Index a mysql table of 3 integer fields

I have a mysql table of 3 integer fields. None of the fields have a unique value - but the three of them combined are unique.
When I query this table, I only search by the first field.
Which approach is recommended for indexing such table?
Having a multiple-field primary key on the 3 fields, or setting an index on the first field, which is not unique?
Thanks,
Doori Bar
Both. You'll need the multi-field primary key to ensure uniqueness, and you'll want the index on the first field for speed during searches.
You can have a UNIQUE Constraint on the three fields combined to meet your data quality standards. If you are primarily searching by Field1 then you should have an index on it.

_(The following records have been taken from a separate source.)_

## Prefetch bias and norm tables into LDS via async DMA to avoid full drain

```diff
diff --git a/instarevive_amd/csrc/conv_s1.hip b/instarevive_amd/csrc/conv_s1.hip
--- a/instarevive_amd/csrc/conv_s1.hip
+++ b/instarevive_amd/csrc/conv_s1.hip
@@ -53,7 +53,8 @@
     constexpr int K = G::K, HWD = G::HWD, HP = G::HP, H_Q = G::H_Q, H_I = G::H_I;
     constexpr bool PH = NTAP == 4;
     constexpr int NP_OFF = LDS_MAIN, NP_SLOT = 2 * 512 * 4;
-    __shared__ __attribute__((aligned(1024))) unsigned char smem[NORM ? LDS_MAIN + 2 * NP_SLOT : LDS_BYTES];
+    constexpr int BT_OFF = NORM ? LDS_MAIN + 2 * NP_SLOT : LDS_BYTES;
+    __shared__ __attribute__((aligned(1024))) unsigned char smem[BT_OFF + (EFULL != 0 ? 2 * BN * 4 : 0)];
     const int tid = threadIdx.x, lane = tid & 63, wid = tid >> 6;
     const int wu = __builtin_amdgcn_readfirstlane(wid);
     const int c16 = lane & 15, kq = lane >> 4;
@@ -118,6 +119,17 @@
     int bid = blockIdx.x;
     while (bid < total_vb && !decode(bid, cur)) bid += gridDim.x;
     if (bid >= total_vb) return;
+    float* const btab = reinterpret_cast<float*>(smem + BT_OFF);
+    int bpar = 0;
+    if constexpr (EFULL != 0) {
+        if (tid < BN) btab[tid] = p.bias ? p.bias[cur.n0 + tid] : 0.f;
+        __syncthreads();
+    }
+    auto load_bias = [&](int slot, int n0) {
+        if (wu >= 2)
+            __builtin_amdgcn_raw_ptr_buffer_load_lds(__builtin_amdgcn_make_buffer_rsrc(const_cast<float*>(p.bias), 0, p.bias ? 0x7fffffff : 0, 0x00020000),
+                                                     (cs1_lds_t)(smem + BT_OFF + slot * BN * 4 + (wu - 2) * 256), 4, (n0 + (wu - 2) * 64 + lane) * 4, 0, 0, 0);
+    };
     uint32_t h_ptr[H_I], h_nxt[H_I], w_ptr[2], w_nxt[2];
     describe(cur, h_ptr, w_ptr);
     const bf16_t* base_cur = tile_base(cur);
@@ -144,6 +156,14 @@
     for (int t = 0; t < NSB; ++t) w_issue(0, t, true, t);
     [&]<int... I>(std::integer_sequence<int, I...>) { (halo_issue(std::integral_constant<int, I>{}, 1, 1), ...); }(std::make_integer_sequence<int, H_I>{});
 
+    bool first_tile = true;
+    auto step_wait = [&](auto tc, int c) {
+        constexpr int T = decltype(tc)::value, N = 4 + nh(NTAP, (T + NTAP - 1) % NTAP) + nh(NTAP, T);
+        if constexpr (EFULL != 0 && T == 0) {
+            if (c == 0 && !first_tile) { wait_vm<2 + nh(NTAP, 0) + 32>(); return; }
+        }
+        wait_vm<N>();
+    };
     auto step = [&](auto tc, auto setc, int c, int hbuf) {
         constexpr int T = decltype(tc)::value, SET = decltype(setc)::value;
         constexpr int TNX = (T + 1) % NTAP, KXN = TNX % K, KYN = TNX / K;
@@ -198,14 +218,13 @@
             }(), ...);
         }(std::make_integer_sequence<int, 64>{});
         wait_lds<0>();
-        wait_vm<4 + nh(NTAP, (T + NTAP - 1) % NTAP) + nh(NTAP, T)>();
+        step_wait(tc, c);
         __builtin_amdgcn_sched_barrier(0);
         __builtin_amdgcn_s_barrier();
         __builtin_amdgcn_sched_barrier(0);
     };
 
     int tpar = 0;
-    bool first_tile = true;
     uint32_t nkm = 0;
     if constexpr (NORM) {
 #pragma unroll
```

You should also consider how you JOIN this table.
Your indexes should really support the bigger workload first - you will have to look at the execution plan to determine what suits you best.
The primary key will prevent your application from accidenttly inserting dupe rows. You probably want that.
Order the columns in the PK correctly though or make an index on the first column clustered for better performance. Compare how the query runs (with the PK present) and with and without the index on the first column.
If you're using InnoDB, you must have a clustered index. If you don't specify one, MySQL will use one in the background anyway. So, you may as well use a clustered (unique) primary key by combining all three columns.
The primary key will also then prevent duplicates, which is a bonus.
If you're returning all three integer fields, then you'll have a covered index, which means that the database won't even have to touch the actual record. It will get everything it needs right from the index.
The only caveat would be inserts (and appends). Updating a clustered index, especially on multiple columns, does have some performance penalization. It will be up to you to test and determine the best approach.